(Extracted data entries)
■ ■ ■

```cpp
extern "C" int mmdfn_gru_seq_fwd_seg(int ngroups, const float* const* gi, const float* const* w_hh,
                                     const float* const* b_hh, float* const* y, float* const* gates, const int* rows,
                                     const int* T, int H, const int32_t* const* rank, const int* P, const int* BP,
                                     const int* tdir, const float* const* ytab, void* stream) {
    if (ngroups <= 0 || ngroups > MAXG || H != GH) return -1;
    FwdGroups G;
    if (!mmdfn_gru_fill_fwd(G, ngroups, gi, w_hh, b_hh, y, gates, rows, T, 0)) return -1;
    for (int g = 0; g < ngroups; ++g) {
        G.ytab[g] = ytab ? ytab[g] : nullptr;
        if (G.ytab[g] != nullptr && (rank == nullptr || rank[g] == nullptr || tdir[g] != 1)) return -1;
    }
    const int nchains = seg_slots(G.seg, ngroups, rows, T, rank, P, BP, tdir);
    if (nchains <= 0) return -1;
    bool io_wave = nchains <= MMDFN_CUS;
#ifdef MMDFN_TUNING
    if (const char* e = getenv("MMDFN_GRU_IO")) io_wave = e[0] != '0';
#endif
#ifdef MMDFN_TUNING
    if (const char* e = getenv("MMDFN_GRU_ABL")) {
        const int a = atoi(e);
#define GRU_SEG_ABL(A) if (io_wave && a == A) { hipLaunchKernelGGL((gru_seq_fwd_io_kernel<0, A, 1>), dim3(nchains), dim3(320), 0, (hipStream_t)stream, G); MMDFN_CHECK_LAUNCH(); return 0; }
        GRU_SEG_ABL(32)
#undef GRU_SEG_ABL
    }
#endif
    if (io_wave) hipLaunchKernelGGL((gru_seq_fwd_io_kernel<0, 0, 1>), dim3(nchains), dim3(320), 0, (hipStream_t)stream, G);
    else hipLaunchKernelGGL((gru_seq_fwd_kernel<1, 1>), dim3(nchains), dim3(NT), 0, (hipStream_t)stream, G);
    MMDFN_CHECK_LAUNCH();
    return 0;
}

extern "C" int mmdfn_gru_seq_bwd_seg(int ngroups, const float* const* dy, const float* const* y,
                                     const float* const* gates, const float* const* w_hh, float* const* dgi,
                                     float* const* dgh, const int* rows, const int* T, int H,
                                     const int32_t* const* rank, const int* P, const int* BP, const int* tdir,
                                     float* const* dhinit, int32_t* const* kout, void* stream) {
    if (ngroups <= 0 || ngroups > MAXG || H != GH) return -1;
    BwdGroups G;
    if (!mmdfn_gru_fill_bwd(G, ngroups, dy, y, gates, w_hh, dgi, dgh, rows, T, 0)) return -1;
    for (int g = 0; g < ngroups; ++g) {
        G.dhinit[g] = dhinit ? dhinit[g] : nullptr;
        G.kout[g] = kout ? kout[g] : nullptr;
        if ((G.dhinit[g] != nullptr) != (G.kout[g] != nullptr)) return -1;
        if (G.dhinit[g] != nullptr && (rank == nullptr || rank[g] == nullptr || tdir[g] != 1)) return -1;
    }
    const int nchains = seg_slots(G.seg, ngroups, rows, T, rank, P, BP, tdir);
    if (nchains <= 0) return -1;
    bool kpart = nchains <= MMDFN_CUS;
#ifdef MMDFN_TUNING
    if (const char* e = getenv("MMDFN_GRU_KPART_BWD")) kpart = e[0] != '0';
#endif
    if (kpart) hipLaunchKernelGGL((gru_seq_bwd_kpart_kernel<8, 4, 1>), dim3(nchains), dim3(512), 0, (hipStream_t)stream, G);
    else hipLaunchKernelGGL((gru_seq_bwd_kernel<1, 1>), dim3(nchains), dim3(NT), 0, (hipStream_t)stream, G);
    MMDFN_CHECK_LAUNCH();
    return 0;
}

extern "C" int mmdfn_gru_tab_reduce(const float* dy, const int32_t* kout, const float* dhinit, float* dyt, int rows, int T,
                                    int H, int dir, void* stream) {
    if (H != GH || rows <= 0 || T <= 0 || dir < 0 || dir > 1) return -1;
    hipLaunchKernelGGL(gru_tab_reduce_kernel, dim3(T), dim3(1024), 0, (hipStream_t)stream, dy, kout, dhinit, dyt, rows, T, dir);
    MMDFN_CHECK_LAUNCH();
    return 0;
}
```

Baseline: 2.390 million utterances/s.

## Restructure GRU backward recurrence into lane-group form with DPP reductions

The direct GRU backward recurrence body gains a lane-group form as the new default. In it, each 16-lane group holds weights for a 4-unit block, reads the previous step's dgh from a small double-buffered LDS image, and reduces partial sums with DPP moves. This replaces the per-row lane broadcasts and the cross-wave LDS partial-sum reduction used by the old wave-partition form. The cost is an extra LDS write per step plus a block barrier after every step. The old wave-partition form and a no-broadcast probe variant stay available behind tuning env flags, and the advertised per-step cost for the scheduler is lowered.

New measurement: 2.372 million utterances/s, median of 2. Within noise of the previous version (-0.8%).

```diff
diff --git a/mm_dfn_amd/build.py b/mm_dfn_amd/build.py
--- a/mm_dfn_amd/build.py
+++ b/mm_dfn_amd/build.py
@@ -11,7 +11,7 @@
 TUNING_LIBPATH = os.path.join(LIBDIR, "libmmdfn_hip_tuning.so")
 INCLUDE = os.path.join(os.path.dirname(HERE), "include")
 ARCH = "gfx950"
-NO_SPILL = {"gru.hip": ("gru_seq_bwd_kpart_kernelILi8ELi4ELi0ELi1E", "gru_seq_bwd_riders_kernelILb1E",
+NO_SPILL = {"gru.hip": ("gru_seq_bwd_kpart_kernelILi8ELi4ELi0ELi1E", "gru_seq_bwd_riders_kernelILi1E",
                         "gru_seq_fwd_io_kernelILi0ELi0ELi0ELi1E", "gru_seq_fwd_io_flags_kernelILi1E"),
             "lstm_seq.hip": ("lstm_seq_fwd_kernel", "lstm_seq_bwd_kernel"),
             "dialogue_rnn.hip": ("drnn_seq_fwd_kernel", "drnn_seq_bwd_kernel"),
diff --git a/mm_dfn_amd/csrc/gru.hip b/mm_dfn_amd/csrc/gru.hip
--- a/mm_dfn_amd/csrc/gru.hip
+++ b/mm_dfn_amd/csrc/gru.hip
@@ -1395,7 +1395,13 @@
     }
 }
 
-constexpr int BWD_RING_D = 4;
+#ifndef MMDFN_BWD_RING_D
+#define MMDFN_BWD_RING_D 4
+#endif
+constexpr int BWD_RING_D = MMDFN_BWD_RING_D;
+constexpr int BWD_LANEGROUP = 1, BWD_WAVEPART = 2, BWD_WAVEPART_NOBCAST = 3;
+constexpr int BWD_LG_NI = 19, BWD_LG_CH = 20, BWD_LG_IMG = 16 * BWD_LG_CH;
+constexpr int BWD_LG_IMG_B = 2 * BWD_LG_IMG * (int)sizeof(float);
 constexpr int BWD_DIRECT_PART_B = 2 * 8 * PU * (int)sizeof(float);
 constexpr int BWD_DIRECT_LDS = 84 * 1024;
 
@@ -1425,13 +1431,19 @@
     }
 }
 
+template <int FORM>
 __device__ __forceinline__ void gru_bwd_direct_body(const BwdGroups& G, const int bx, const int by, unsigned char* dyn) {
     constexpr int NW = 8, GRP = 4;
     constexpr int JPW = (3 * GH + NW - 1) / NW;
     constexpr int D = BWD_RING_D, NS = D + 1;
+    constexpr bool LG = FORM == BWD_LANEGROUP;
+    static_assert(FORM == BWD_LANEGROUP || FORM == BWD_WAVEPART || FORM == BWD_WAVEPART_NOBCAST, "a form of the direct body");
     static_assert(JPW <= 64, "a lane owns one gate row");
+    static_assert(JPW == 2 * BWD_LG_NI && BWD_LG_NI < BWD_LG_CH && BWD_LG_CH % 4 == 0 && GH % 4 == 0 && GH / 4 <= 4 * NW,
+                  "lane-group form: chains of 19 rows in images of 20 floats, 25 blocks of 4 units on 32 DPP rows");
     static_assert(D >= 1 && D <= 7, "s_waitcnt vmcnt(8 D) must fit the 6-bit immediate");
     float (*part)[NW][PU] = reinterpret_cast<float (*)[NW][PU]>(dyn);
+    float* img = reinterpret_cast<float*>(dyn);
 
     int gidx = 0;
     while (gidx + 1 < G.n && bx >= G.slice0[gidx + 1]) ++gidx;
@@ -1450,23 +1462,59 @@
     float* __restrict__ dgh = G.dgh[gidx];
     static_assert(3 * GH - (NW - 1) * JPW > 0, "every wave owns a gate row");
 
-    const bool has1 = lane + 64 < GH;
+    const int l16 = lane & 15;
+    const int blk = 8 * (lane >> 4) + wv;
+    const bool bok = blk < GH / 4;
+    const int u0 = bok ? 4 * blk : 0;
     f32x2 w[JPW];
-#pragma unroll
-    for (int jj = 0; jj < JPW; ++jj) {
-        const bool jok = j0 + jj < 3 * GH;
-        const int jc = jok ? j0 + jj : 3 * GH - 1;
-        w[jj][0] = jok ? w_hh[(int64_t)jc * GH + lane] : 0.f;
-        w[jj][1] = (jok && has1) ? w_hh[(int64_t)jc * GH + lane + 64] : 0.f;
+    if constexpr (LG) {
+        const int jb = JPW * (l16 >> 1) + (l16 & 1);
+#pragma unroll
+        for (int i = 0; i < BWD_LG_NI; ++i) {
+            const int j = jb + 2 * i;
+            const float* __restrict__ wr = w_hh + (int64_t)(j < 3 * GH ? j : 3 * GH - 1) * GH + u0;
+            w[2 * i][0] = wr[0];
+            w[2 * i][1] = wr[1];
+            w[2 * i + 1][0] = wr[2];
+            w[2 * i + 1][1] = wr[3];
+        }
+#pragma unroll
+        for (int jj = 0; jj < JPW; ++jj) pin_loaded(w[jj]);
+#pragma unroll
+        for (int i = 0; i < BWD_LG_NI; ++i) {
+            const bool jok = bok && jb + 2 * i < 3 * GH;
+            const f32x2 zero = {0.f, 0.f};
+            w[2 * i] = jok ? w[2 * i] : zero;
+            w[2 * i + 1] = jok ? w[2 * i + 1] : zero;
+        }
+    } else {
+        const bool has1 = lane + 64 < GH;
+#pragma unroll
+        for (int jj = 0; jj < JPW; ++jj) {
+            const bool jok = j0 + jj < 3 * GH;
+            const int jc = jok ? j0 + jj : 3 * GH - 1;
+            w[jj][0] = jok ? w_hh[(int64_t)jc * GH + lane] : 0.f;
+            w[jj][1] = (jok && has1) ? w_hh[(int64_t)jc * GH + lane + 64] : 0.f;
+        }
     }
 #pragma unroll
     for (int jj = 0; jj < JPW; ++jj) pin_loaded(w[jj]);
-    const bool has = lane < JPW && j0 + lane < 3 * GH;
-    const int jr = has ? j0 + lane : 0;
+    const int ku = (l16 & 3) ^ ((l16 & 4) ? 3 : 0);
+    const bool has = LG ? (bok && l16 < 12) : (lane < JPW && j0 + lane < 3 * GH);
+    const int jr = !has ? 0 : (LG ? (l16 >> 2) * GH + u0 + ku : j0 + lane);
     const int gg = jr / GH;
     const int uu = jr - gg * GH;
+    const int woff = (2 * (jr / JPW) + ((jr % JPW) & 1)) * BWD_LG_CH + ((jr % JPW) >> 1);
+    if constexpr (LG) {
+        static_assert(2 * BWD_LG_IMG <= 2 * 64 * NW, "two stores per thread clear the images");
+        img[tid] = 0.f;
+        if (tid < 2 * BWD_LG_IMG - 64 * NW) img[64 * NW + tid] = 0.f;
+        __syncthreads();
+    }
     uint32_t uoff = (uint32_t)uu * 4u, joff = (uint32_t)jr * 4u;
     float dv = 0.f, carry = 0.f;
+    float nobcast = 0.f;
+    if constexpr (FORM == BWD_WAVEPART_NOBCAST) nobcast = lane_bcast(__int_as_float(T), 0);
 
     const int64_t dt = dir ? 1 : -1;
     const int64_t o0 = (int64_t)(dir ? 0 : T - 1) * rows + row;
@@ -1500,32 +1548,59 @@
 
     auto run_step = [&](auto NC, const int step, float (&iv)[6]) {
         const int pb = step & 1;
-        f32x2 acc0 = {0.f, 0.f}, acc1 = {0.f, 0.f};
-#pragma unroll
-        for (int j4 = 0; j4 < JPW; j4 += GRP) {
-            float dj[GRP];
-#pragma unroll
-            for (int e = 0; e < GRP; ++e) dj[e] = (j4 + e < JPW) ? lane_bcast(dv, j4 + e) : 0.f;
-            asm volatile("" : "+s"(dj[0]), "+s"(dj[1]), "+s"(dj[2]), "+s"(dj[3]));
-#pragma unroll
-            for (int e = 0; e < GRP; ++e) {
-                if (j4 + e >= JPW) continue;
-                const f32x2 dd = {dj[e], dj[e]};
-                if ((j4 + e) & 1) acc1 = __builtin_elementwise_fma(w[j4 + e], dd, acc1);
-                else acc0 = __builtin_elementwise_fma(w[j4 + e], dd, acc0);
-            }
-        }
-        part[pb][wv][lane] = acc0[0] + acc1[0];
-        part[pb][wv][lane + 64] = acc0[1] + acc1[1];
-        __syncthreads();
-        float pr[NW];
-#pragma unroll
-        for (int w2 = 0; w2 < NW; ++w2) pr[w2] = part[pb][w2][uu];
-#pragma unroll
-        for (int sp = 1; sp < NW; sp *= 2)
-#pragma unroll
-            for (int w2 = 0; w2 + sp < NW; w2 += 2 * sp) pr[w2] += pr[w2 + sp];
-        const float rec = pr[0];
+        float rec;
+        if constexpr (LG) {
+            const float* rp = img + pb * BWD_LG_IMG + l16 * BWD_LG_CH;
+            f32x4 d4[BWD_LG_CH / 4];
+#pragma unroll
+            for (int q = 0; q < BWD_LG_CH / 4; ++q) d4[q] = *reinterpret_cast<const f32x4*>(rp + 4 * q);
+            f32x2 a01 = {0.f, 0.f}, a23 = {0.f, 0.f};
+#pragma unroll
+            for (int i = 0; i < BWD_LG_NI; ++i) {
+                const f32x2 dd = {d4[i / 4][i % 4], d4[i / 4][i % 4]};
+                a01 = __builtin_elementwise_fma(w[2 * i], dd, a01);
+                a23 = __builtin_elementwise_fma(w[2 * i + 1], dd, a23);
+            }
+            float s4[4] = {a01[0], a01[1], a23[0], a23[1]};
+#pragma unroll
+            for (int e = 0; e < 4; ++e) s4[e] += mmdfn_dpp_mov<0xB1>(s4[e]);
+#pragma unroll
+            for (int e = 0; e < 4; ++e) s4[e] += mmdfn_dpp_mov<0x4E>(s4[e]);
+            const float lo = (ku & 1) ? s4[1] : s4[0], hi = (ku & 1) ? s4[3] : s4[2];
+            rec = (ku & 2) ? hi : lo;
+            rec += mmdfn_dpp_mov<0x141>(rec);
+            rec += mmdfn_dpp_mov<0x140>(rec);
+        } else {
+            f32x2 acc0 = {0.f, 0.f}, acc1 = {0.f, 0.f};
+#pragma unroll
+            for (int j4 = 0; j4 < JPW; j4 += GRP) {
+                float dj[GRP];
+#pragma unroll
+                for (int e = 0; e < GRP; ++e) {
+                    if constexpr (FORM == BWD_WAVEPART_NOBCAST) dj[e] = nobcast;
+                    else dj[e] = (j4 + e < JPW) ? lane_bcast(dv, j4 + e) : 0.f;
+                }
+                asm volatile("" : "+s"(dj[0]), "+s"(dj[1]), "+s"(dj[2]), "+s"(dj[3]));
+#pragma unroll
+                for (int e = 0; e < GRP; ++e) {
+                    if (j4 + e >= JPW) continue;
+                    const f32x2 dd = {dj[e], dj[e]};
+                    if ((j4 + e) & 1) acc1 = __builtin_elementwise_fma(w[j4 + e], dd, acc1);
+                    else acc0 = __builtin_elementwise_fma(w[j4 + e], dd, acc0);
+                }
+            }
+            part[pb][wv][lane] = acc0[0] + acc1[0];
+            part[pb][wv][lane + 64] = acc0[1] + acc1[1];
+            __syncthreads();
+            float pr[NW];
+#pragma unroll
+            for (int w2 = 0; w2 < NW; ++w2) pr[w2] = part[pb][w2][uu];
+#pragma unroll
+            for (int sp = 1; sp < NW; sp *= 2)
+#pragma unroll
+                for (int w2 = 0; w2 + sp < NW; w2 += 2 * sp) pr[w2] += pr[w2 + sp];
+            rec = pr[0];
+        }
         vm_wait6<decltype(NC)::value>(iv);
         const float dh = iv[0] + carry + rec;
         const float rr = iv[1], zz = iv[2], nn = iv[3], ghn = iv[4];
@@ -1545,9 +1620,11 @@
         asm volatile("" : "+v"(carry), "+v"(dv));
         if (has) {
             vm_store2(joff, gi_v, pi, gh_v, ph);
+            if constexpr (LG) img[(pb ^ 1) * BWD_LG_IMG + woff] = gh_v;
         }
         pi += st_o;
         ph += st_o;
+        if constexpr (LG) __syncthreads();
     };
 
     const int T_trips = T - T % NS;
@@ -1763,20 +1840,20 @@
     if constexpr (DIRECT) {
         static_assert(NW == 8 && GRP == 4 && SEG == 0, "the direct body is the plain eight-wave recurrence");
         extern __shared__ __attribute__((aligned(16))) unsigned char direct_smem[];
-        gru_bwd_direct_body(G, (int)blockIdx.x, (int)blockIdx.y, direct_smem);
+        gru_bwd_direct_body<DIRECT>(G, (int)blockIdx.x, (int)blockIdx.y, direct_smem);
     } else {
         gru_bwd_kpart_body<NW, GRP, SEG, false>(G, (int)blockIdx.x, (int)blockIdx.y, nullptr);
     }
 }
 
 
-template <bool DIRECT>
+template <int DIRECT>
 __global__ __launch_bounds__(512) void gru_seq_bwd_riders_kernel(const BwdGroups G, const TnRiderSegs rq, const int nslots,
                                                                  const int ngru8) {
     extern __shared__ __attribute__((aligned(16))) unsigned char rider_smem[];
     const int bid = (int)blockIdx.x;
     if (bid < 2 * nslots) {
-        if constexpr (DIRECT) gru_bwd_direct_body(G, bid % nslots, bid / nslots, rider_smem);
+        if constexpr (DIRECT) gru_bwd_direct_body<DIRECT>(G, bid % nslots, bid / nslots, rider_smem);
         else gru_bwd_kpart_body<8, 4, 0, true>(G, bid % nslots, bid / nslots, rider_smem);
     } else if (bid >= ngru8) {
         tnsb::tns_block<0>(rq, bid - ngru8, rider_smem, nullptr);
@@ -1886,6 +1963,14 @@
     return false;
 }
 
+int wavepart_bwd() {
+#ifdef MMDFN_TUNING
+    const char* e = getenv("MMDFN_GRU_BWD_WAVEPART");
+    if (e != nullptr && (e[0] == '1' || e[0] == '2')) return e[0] - '0';
+#endif
+    return 0;
+}
+
 bool use_staged_fwd() {
 #ifdef MMDFN_TUNING
     const char* e = getenv("MMDFN_GRU_FWD_STAGED");
@@ -1895,6 +1980,7 @@
 }
 
 static_assert(BWD_DIRECT_PART_B <= BWD_DIRECT_LDS && BWD_DIRECT_PART_B <= tnsb::LDS_B, "the partial sums sit in the launch's LDS");
+static_assert(BWD_LG_IMG_B <= BWD_DIRECT_LDS && BWD_LG_IMG_B <= tnsb::LDS_B, "the dgh images sit in the launch's LDS");
 static_assert(2 * BWD_DIRECT_LDS > 160 * 1024, "one recurrence workgroup per CU");
 static_assert(2 * FWD_DIRECT_LDS > 160 * 1024, "one forward recurrence workgroup per CU");
 
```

■ ■ ■

__WHAT YOU HAVE TO DO__: In which lines of the records does the word "tnsb" appear? Copy each of them.

__ANSWER TO THIS EXERCISE__:
         tnsb::tns_block<0>(rq, bid - ngru8, rider_smem, nullptr);
 static_assert(BWD_DIRECT_PART_B <= BWD_DIRECT_LDS && BWD_DIRECT_PART_B <= tnsb::LDS_B, "the partial sums sit in the launch's LDS");
+static_assert(BWD_LG_IMG_B <= BWD_DIRECT_LDS && BWD_LG_IMG_B <= tnsb::LDS_B, "the dgh images sit in the launch's LDS");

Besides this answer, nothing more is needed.